◆ **Problem statement**
All of the records should be given back exactly and in full.

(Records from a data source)
extern "C" int hps_beam_sort_by_box (const double* z_dev, long n, double plo_z, double dz, int num_boxes,
                                     unsigned long long* counts_dev, unsigned long long* offsets_dev,
                                     unsigned long long* perm_dev, hps_stream stream)
{
    HPS_REQUIRE(n >= 0 && num_boxes >= 1 && counts_dev && offsets_dev && (perm_dev || n == 0) && (z_dev || n == 0),
                "hps_beam_sort_by_box: bad argument");
    HPS_REQUIRE(n < (1L << 32), "hps_beam_sort_by_box: more than 2^32 particles");
    hipStream_t st = (hipStream_t)stream;
    const size_t nb1 = (size_t)num_boxes + 1;
    if (n == 0) {
        HPS_HIP_CHECK(hipMemsetAsync(counts_dev, 0, nb1*sizeof(unsigned long long), st));
        HPS_HIP_CHECK(hipMemsetAsync(offsets_dev, 0, nb1*sizeof(unsigned long long), st));
        return HPS_OK;
    }
    unsigned int *ka = nullptr, *kb = nullptr, *ia = nullptr, *ib = nullptr; void* temp = nullptr; size_t tb = 0;
    int bits = 1; while ((1L << bits) < (long)nb1) ++bits;
    HPS_HIP_CHECK(hipMalloc(&ka, 4*(size_t)n*sizeof(unsigned int)));
    kb = ka + n; ia = kb + n; ib = ia + n;
    HPS_HIP_CHECK(rocprim::radix_sort_pairs(nullptr, tb, ka, kb, ia, ib, (size_t)n, 0, bits, st));
    HPS_HIP_CHECK(hipMalloc(&temp, tb));
    const dim3 b256(256);
    hipLaunchKernelGGL(k_box_keys, dim3(ceil_div(n, 256)), b256, 0, st, z_dev, n, plo_z, 1.0/dz, num_boxes, ka, ia);
    HPS_HIP_CHECK(rocprim::radix_sort_pairs(temp, tb, ka, kb, ia, ib, (size_t)n, 0, bits, st));
    const long span = std::max<long>(n + 1, (long)nb1);
    hipLaunchKernelGGL(k_box_offsets, dim3(ceil_div(n + 1, 256)), b256, 0, st, kb, n, num_boxes, counts_dev, offsets_dev);
    hipLaunchKernelGGL(k_box_counts, dim3(ceil_div(span, 256)), b256, 0, st, n, num_boxes, ib, counts_dev, offsets_dev, perm_dev);
    HPS_HIP_CHECK(hipGetLastError());
    HPS_HIP_CHECK(hipStreamSynchronize(st));
    (void)hipFree(ka); (void)hipFree(temp);
    return HPS_OK;
}

extern "C" int hps_tiling_create (int nx, int ny, int tile_size, long max_particles, void** handle)
{
    HPS_REQUIRE(nx > 0 && ny > 0 && max_particles >= 0 && handle, "hps_tiling_create: bad argument");
    HPS_REQUIRE(max_particles < (1L << 28), "hps_tiling_create: at most 2^28 particles per tile-sorted sheet (32-bit offsets in the tile kernels)");
    Tiling* T = nullptr;
    if (int e = tiling_create(nx, ny, tile_size, std::max(max_particles, 1L), &T)) return e;
    *handle = T;
    return HPS_OK;
}

extern "C" int hps_reorder_particles (void* tiling, hps_plasma src, hps_plasma dst, hps_geom geom, hps_stream stream)
{
    HPS_REQUIRE(tiling, "hps_reorder_particles: null tiling");
    HPS_REQUIRE(dst.n >= src.n || src.n == 0, "hps_reorder_particles: destination too small");
    return tiling_sort(static_cast<Tiling*>(tiling), src, dst, geom, (hipStream_t)stream);
}

extern "C" int hps_tiling_info (void* tiling, int* ntiles, const int** offsets_dev, const unsigned int** perm_dev)
{
    Tiling* T = static_cast<Tiling*>(tiling);
    if (ntiles) *ntiles = T->g.ntiles;
    if (offsets_dev) *offsets_dev = T->offsets;
    if (perm_dev) *perm_dev = T->idx_a;
    return HPS_OK;
}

◆ **Your solution**
extern "C" int hps_beam_sort_by_box (const double* z_dev, long n, double plo_z, double dz, int num_boxes,
                                     unsigned long long* counts_dev, unsigned long long* offsets_dev,
                                     unsigned long long* perm_dev, hps_stream stream)
{
    HPS_REQUIRE(n >= 0 && num_boxes >= 1 && counts_dev && offsets_dev && (perm_dev || n == 0) && (z_dev || n == 0),
                "hps_beam_sort_by_box: bad argument");
    HPS_REQUIRE(n < (1L << 32), "hps_beam_sort_by_box: more than 2^32 particles");
    hipStream_t st = (hipStream_t)stream;
    const size_t nb1 = (size_t)num_boxes + 1;
    if (n == 0) {
        HPS_HIP_CHECK(hipMemsetAsync(counts_dev, 0, nb1*sizeof(unsigned long long), st));
        HPS_HIP_CHECK(hipMemsetAsync(offsets_dev, 0, nb1*sizeof(unsigned long long), st));
        return HPS_OK;
    }
    unsigned int *ka = nullptr, *kb = nullptr, *ia = nullptr, *ib = nullptr; void* temp = nullptr; size_t tb = 0;
    int bits = 1; while ((1L << bits) < (long)nb1) ++bits;
    HPS_HIP_CHECK(hipMalloc(&ka, 4*(size_t)n*sizeof(unsigned int)));
    kb = ka + n; ia = kb + n; ib = ia + n;
    HPS_HIP_CHECK(rocprim::radix_sort_pairs(nullptr, tb, ka, kb, ia, ib, (size_t)n, 0, bits, st));
    HPS_HIP_CHECK(hipMalloc(&temp, tb));
    const dim3 b256(256);
    hipLaunchKernelGGL(k_box_keys, dim3(ceil_div(n, 256)), b256, 0, st, z_dev, n, plo_z, 1.0/dz, num_boxes, ka, ia);
    HPS_HIP_CHECK(rocprim::radix_sort_pairs(temp, tb, ka, kb, ia, ib, (size_t)n, 0, bits, st));
    const long span = std::max<long>(n + 1, (long)nb1);
    hipLaunchKernelGGL(k_box_offsets, dim3(ceil_div(n + 1, 256)), b256, 0, st, kb, n, num_boxes, counts_dev, offsets_dev);
    hipLaunchKernelGGL(k_box_counts, dim3(ceil_div(span, 256)), b256, 0, st, n, num_boxes, ib, counts_dev, offsets_dev, perm_dev);
    HPS_HIP_CHECK(hipGetLastError());
    HPS_HIP_CHECK(hipStreamSynchronize(st));
    (void)hipFree(ka); (void)hipFree(temp);
    return HPS_OK;
}

extern "C" int hps_tiling_create (int nx, int ny, int tile_size, long max_particles, void** handle)
{
    HPS_REQUIRE(nx > 0 && ny > 0 && max_particles >= 0 && handle, "hps_tiling_create: bad argument");
    HPS_REQUIRE(max_particles < (1L << 28), "hps_tiling_create: at most 2^28 particles per tile-sorted sheet (32-bit offsets in the tile kernels)");
    Tiling* T = nullptr;
    if (int e = tiling_create(nx, ny, tile_size, std::max(max_particles, 1L), &T)) return e;
    *handle = T;
    return HPS_OK;
}

extern "C" int hps_reorder_particles (void* tiling, hps_plasma src, hps_plasma dst, hps_geom geom, hps_stream stream)
{
    HPS_REQUIRE(tiling, "hps_reorder_particles: null tiling");
    HPS_REQUIRE(dst.n >= src.n || src.n == 0, "hps_reorder_particles: destination too small");
    return tiling_sort(static_cast<Tiling*>(tiling), src, dst, geom, (hipStream_t)stream);
}

extern "C" int hps_tiling_info (void* tiling, int* ntiles, const int** offsets_dev, const unsigned int** perm_dev)
{
    Tiling* T = static_cast<Tiling*>(tiling);
    if (ntiles) *ntiles = T->g.ntiles;
    if (offsets_dev) *offsets_dev = T->offsets;
    if (perm_dev) *perm_dev = T->idx_a;
    return HPS_OK;
}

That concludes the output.